**About this exercise**:
Return all lines below containing the word "zeros".

**Extracted data**:
———

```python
class GcrnPlan(PlanBase):
    fused_last = True
    fused_glstm = True
    split_bf16 = True
    gemm_planes = 2
    block8 = True
    fuse_phases = True
    persist_lstm = True
    PERSIST_MAX_B = 4
    ENC_C = [2, 16, 32, 64, 128, 256]
    ENC_F = [161, 80, 39, 19, 9, 4]

    def __init__(self, ctx, sd, B, T, plan=None, split_bf16=None, exclusive=False, planes=None):
        if split_bf16 is not None:
            self.split_bf16 = bool(split_bf16)
        if planes is not None:
            if planes not in (1, 2, 3) or (planes in (1, 2) and not self.split_bf16):
                raise ValueError("planes is 3 (bf16x3), 2 (f16x2) or 1 (bf16 mode); the one- and two-plane forms run on the GEMM kernels (split_bf16)")
            self.gemm_planes = int(planes)
        self.persist = bool(self.persist_lstm and self.fused_glstm and exclusive and B <= self.PERSIST_MAX_B and not self.force_generic)
        self.exclusive = bool(exclusive)
        super().__init__(ctx, plan, ns=(ctx.bank.token(sd), self.fused_last, self.fused_glstm, self.split_bf16, self.block8, self.persist,
                                        self.gemm_planes))
        self.sd, self.B, self.T = sd, B, T
        a = ctx.alloc
        self.Bp = Bp = (B + 31) // 32 * 32
        self.status = None
        self.x = a(B, 2, T, F0)
        self.out = a(B, 2, T, F0)
        self.e = [a(B, self.ENC_C[i + 1], T, self.ENC_F[i + 1]) for i in range(5)]
        self.gx = a(2, T, 2048, Bp, zero=True)
        self.hT = a(2, 2, 512, Bp, zero=True)
        self.cst = a(2, 512, Bp, zero=True)
        self.y = a(B, T, 1024)
        if self.persist:
            bq = 1 << (B - 1).bit_length()
            self.gran = torch.zeros(4 * 1024 * bq, dtype=torch.int64, device=ctx.device)
            self.status = torch.zeros(4, dtype=torch.int32, device=ctx.device)
            ctx.keep += [self.gran, self.status]
        elif self.fused_glstm and not self.force_generic:
            self.hT2, self.cst2 = a(2, 2, 512, Bp, zero=True), a(2, 512, Bp, zero=True)
            self.gx2, self.part = a(2, 2, 2048, Bp, zero=True), a(2, 2, 64, Bp, 2, zero=True)
        else:
            self.yn = a(B, 1024, T)
        self.glstm = a(B, 256, T, 4)
        self.d = [a(B, 128, T, 9), a(B, 64, T, 19), a(B, 32, T, 39), a(B, 16, T, 80), a(B, 1, T, 161)]
        for i, t_ in enumerate(self.e):
            self.named("gcrn.e%d" % (i + 1), t_)
        self.named("gcrn.glstm", self.glstm)
        for i, t_ in enumerate(self.d[:4]):
            self.named("gcrn.d%d" % (5 - i), t_)
        self.named("gcrn.x", self.x)

    def w(self, k):
        return P._np(self.sd[k])

    def _nchw(self, t, blocked):
        if blocked and self.split_bf16 and not self.force_generic and self.block8:
            B, C_, T, F = t.shape
            return t.view(B, C_ // 8, T, F, 8).permute(0, 1, 4, 2, 3).reshape(B, C_, T, F)
        return t

    def enc_out(self, k):
        return self._nchw(self.e[k - 1], k >= 2)

    def glstm_out(self):
        return self._nchw(self.glstm, True)

    def _lstm_layer(self, layer, xproj_src_fn, y_su, y_sg):
        B, T, Bp = self.B, self.T, self.Bp
        for g in range(2):
            p = "glstm.%s.%d." % (layer, g)
            in0, Tin, Fin, taps, wk_fn, Tout, Fout, ost, osf = xproj_src_fn(g)
            self.gconv(in0=in0, Tin=Tin, Fin=Fin, taps=taps, sf_in=1, Cout=2048,
                       W=lambda p=p, wk_fn=wk_fn: dict(wk0=wk_fn(self.w(p + "weight_ih_l0")),
                                                       bias0=self.w(p + "bias_ih_l0") + self.w(p + "bias_hh_l0")),
                       out=self.gx, out_strides=(1, Bp, 0, ost, osf), out_off=g * T * 2048 * Bp, B=B, Tout=Tout, Fout=Fout,
                       tag=TAG_PRIOR, label=p + "ih", s3g=self.split_bf16)

        def pack_whh():
            return P.pack_lstm_whh([self.w("glstm.%s.%d.weight_hh_l0" % (layer, g)) for g in range(2)])

        d = L.LstmDesc()
        d.gx, d.whh = self.gx.data_ptr(), self.upw(layer + ".whh", pack_whh).data_ptr()
        d.hT, d.cst, d.y = self.hT.data_ptr(), self.cst.data_ptr(), self.y.data_ptr()
        d.y_sb, d.y_st, d.y_su, d.y_sg = T * 1024, 1024, y_su, y_sg
        d.B, d.Bp, d.T, d.H, d.G = B, Bp, T, 512, 2
        self.add(d, TAG_LSTM)

    def _glstm_natural(self):
        per = lambda key: [self.w("glstm.%s" % (key % g)) for g in range(2)]
        return (per("lstm_list1.%d.weight_hh_l0"), per("lstm_list2.%d.weight_ih_l0"), per("lstm_list2.%d.bias_ih_l0"),
                per("lstm_list2.%d.bias_hh_l0"), per("lstm_list2.%d.weight_hh_l0"), self.w("glstm.ln1.weight"), self.w("glstm.ln1.bias"))

    def _glstm_wavefront(self, proj1):
        B, T, Bp = self.B, self.T, self.Bp
        for g in range(2):
            p = "glstm.lstm_list1.%d." % g
            in0, Tin, Fin, taps, wk_fn, Tout, Fout, ost, osf = proj1(g)
            self.gconv(in0=in0, Tin=Tin, Fin=Fin, taps=taps, sf_in=1, Cout=2048,
                       W=lambda p=p, wk_fn=wk_fn: dict(wk0=wk_fn(self.w(p + "weight_ih_l0")),
                                                       bias0=self.w(p + "bias_ih_l0") + self.w(p + "bias_hh_l0")),
                       out=self.gx, out_strides=(2048, 1, 0, ost, osf), out_off=g * T * 2048 * Bp, B=B, Tout=Tout, Fout=Fout,
                       tag=TAG_PRIOR, label=p + "ih", s3g=self.split_bf16)

        def pack():
            return {k: self.ctx.up(v).data_ptr() for k, v in P.pack_glstm_wavefront(*self._glstm_natural()).items()}

        d = L.GlstmDesc()
        for k, v in self.memo("glstm.wavefront", pack).items():
            setattr(d, k, v)
        d.gx1, d.gx2, d.part = self.gx.data_ptr(), self.gx2.data_ptr(), self.part.data_ptr()
        d.hT1, d.cst1, d.hT2, d.cst2 = self.hT.data_ptr(), self.cst.data_ptr(), self.hT2.data_ptr(), self.cst2.data_ptr()
        d.y, d.y_sb, d.y_st, d.y_su, d.y_sg = self.y.data_ptr(), T * 1024, 1024, 1, 512
        d.B, d.Bp, d.T, d.H, d.G, d.eps = B, Bp, T, 512, 2, 1e-5
        d.slices = 2 if self.exclusive else 1
        self.add(d, TAG_LSTM)

    def _glstm_persistent(self, proj1):
        B, T, Bp = self.B, self.T, self.Bp
        for g in range(2):
            p = "glstm.lstm_list1.%d." % g
            in0, Tin, Fin, taps, wk_fn, Tout, Fout, ost, osf = proj1(g)
            self.gconv(in0=in0, Tin=Tin, Fin=Fin, taps=taps, sf_in=1, Cout=2048,
                       W=lambda p=p, wk_fn=wk_fn: dict(wk0=wk_fn(self.w(p + "weight_ih_l0")),
                                                       bias0=self.w(p + "bias_ih_l0") + self.w(p + "bias_hh_l0")),
                       out=self.gx, out_strides=(2048, 1, 0, ost, osf), out_off=g * T * 2048 * Bp, B=B, Tout=Tout, Fout=Fout,
                       tag=TAG_PRIOR, label=p + "ih", s3g=self.split_bf16)

        def pack():
            return {k: self.ctx.up(v).data_ptr() for k, v in P.pack_glstm_persistent(*self._glstm_natural()).items()}

        d = L.GlstmpDesc()
        for k, v in self.memo("glstm.persistent", pack).items():
            setattr(d, k, v)
        d.gx1, d.gran, d.status = self.gx.data_ptr(), self.gran.data_ptr(), self.status.data_ptr()
        d.y, d.y_sb, d.y_st, d.y_su, d.y_sg = self.y.data_ptr(), T * 1024, 1024, 1, 512
        d.B, d.Bp, d.T, d.H, d.G, d.eps = B, Bp, T, 512, 2, 1e-5
        self.add(d, TAG_LSTM)

    def _ln(self, name, out_t, osb, os_hi, os_lo, os_t, r, blk=0):
        d = L.LnDesc()
        d.blk = blk
        d.in_, d.out = self.y.data_ptr(), out_t.data_ptr()
        d.gamma = self.upw(name + ".g", lambda: self.w(name + ".weight")).data_ptr()
        d.beta = self.upw(name + ".b", lambda: self.w(name + ".bias")).data_ptr()
        d.osb, d.os_hi, d.os_lo, d.os_t = osb, os_hi, os_lo, os_t
        d.B, d.T, d.N, d.r, d.eps = self.B, self.T, 1024, r, 1e-5
        self.add(d, TAG_PRIOR)

    def build(self, x=None, out=None):
        B, T, Bp = self.B, self.T, self.Bp
        x = self.x if x is None else x
        out = self.out if out is None else out
        blk = self.split_bf16 and not self.force_generic and self.block8

        def lay(k_is_blocked, C_, Fq):
            if k_is_blocked:
                return nc8(C_, T, Fq), nc8_out(C_, T, Fq), 8
            return nchw(C_, T, Fq), nchw_out(C_, T, Fq), 1

        src = self.src(x, 2, *nchw(2, T, F0))
        e_lay = [lay(blk and k >= 2, self.ENC_C[k], self.ENC_F[k]) for k in range(1, 6)]
        for k in range(1, 6):
            ci, co, Fin, Fout = self.ENC_C[k - 1], self.ENC_C[k], self.ENC_F[k - 1], self.ENC_F[k]
            kk, taps = P.conv_taps(1, 3, 0)
            p = "conv%d" % k
            ist, ost_, ocr = e_lay[k - 1]
            self.gconv(in0=src, Tin=T, Fin=Fin, taps=taps, sf_in=2, Cout=co, epi=L.EPI_GLU, act=L.ACT_ELU,
                       W=lambda p=p, k=k, kk=kk: dict(wk0=P.conv_kmat(self.sd[p + ".conv1.weight"], kk),
                                                      wk1=P.conv_kmat(self.sd[p + ".conv2.weight"], kk),
                                                      bias0=self.w(p + ".conv1.bias"), bias1=self.w(p + ".conv2.bias"),
                                                      post=P.bn_fold(self.sd, "bn%d" % k)),
                       out=self.e[k - 1], out_strides=ost_, out_cr=ocr, B=B, Tout=T, Fout=Fout, tag=TAG_PRIOR, label=p,
                       s3g=self.split_bf16)
            src = self.src(self.e[k - 1], co, *ist, blk=8 if ocr == 8 else 0)

        def proj1(g):
            wk = lambda Wih: np.concatenate([Wih[:, f::4].T for f in range(4)], axis=0)
            s = self.src(self.e[4], 128, *e_lay[4][0], off=128 * g * T * 4, blk=8 if blk else 0)
            return s, T, 4, [(0, f) for f in range(4)], wk, T, 1, 2048 * Bp, 0

        if self.persist:
            self._glstm_persistent(proj1)
        elif self.fused_glstm and not self.force_generic:
            self._glstm_wavefront(proj1)
        else:
            self._lstm_layer("lstm_list1", proj1, y_su=2, y_sg=1)
            self._ln("glstm.ln1", self.yn, 1024 * T, T, 0, 1, 1)

            def proj2(g):
                s = self.src(self.yn, 512, 1024 * T, T, 0, 1, off=512 * g * T)
                return s, 1, T, [(0, 0)], (lambda Wih: Wih.T), 1, T, 0, 2048 * Bp

            self._lstm_layer("lstm_list2", proj2, y_su=1, y_sg=512)
        if blk:
            self._ln("glstm.ln2", self.glstm, 256 * T * 4, T * 4 * 8, 8, 4 * 8, 4, blk=8)
        else:
            self._ln("glstm.ln2", self.glstm, 256 * T * 4, T * 4, 1, 4, 4)

        dec = [(5, 512, 128), (4, 256, 64), (3, 128, 32), (2, 64, 16), (1, 32, 1)]
        for br in (1, 2):
            in0 = self.src(self.glstm, 256, *(nc8(256, T, 4) if blk else nchw(256, T, 4)), blk=8 if blk else 0)
            in1 = self.src(self.e[4], 256, *e_lay[4][0], blk=8 if blk else 0)
            Fin = 4
            for n, (k, ci, co) in enumerate(dec):
                p = "conv%d_t_%d" % (k, br)
                Fout = 2 * (Fin - 1) + 3 + (1 if k == 2 else 0)
                if k == 1 and self.fused_last and not self.force_generic:
                    def last(p=p, br=br):
                        up = lambda a: self.ctx.up(a).data_ptr()
# ... 486 lines not shown
```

———

**Solution**:
            self.gran = torch.zeros(4 * 1024 * bq, dtype=torch.int64, device=ctx.device)
            self.status = torch.zeros(4, dtype=torch.int32, device=ctx.device)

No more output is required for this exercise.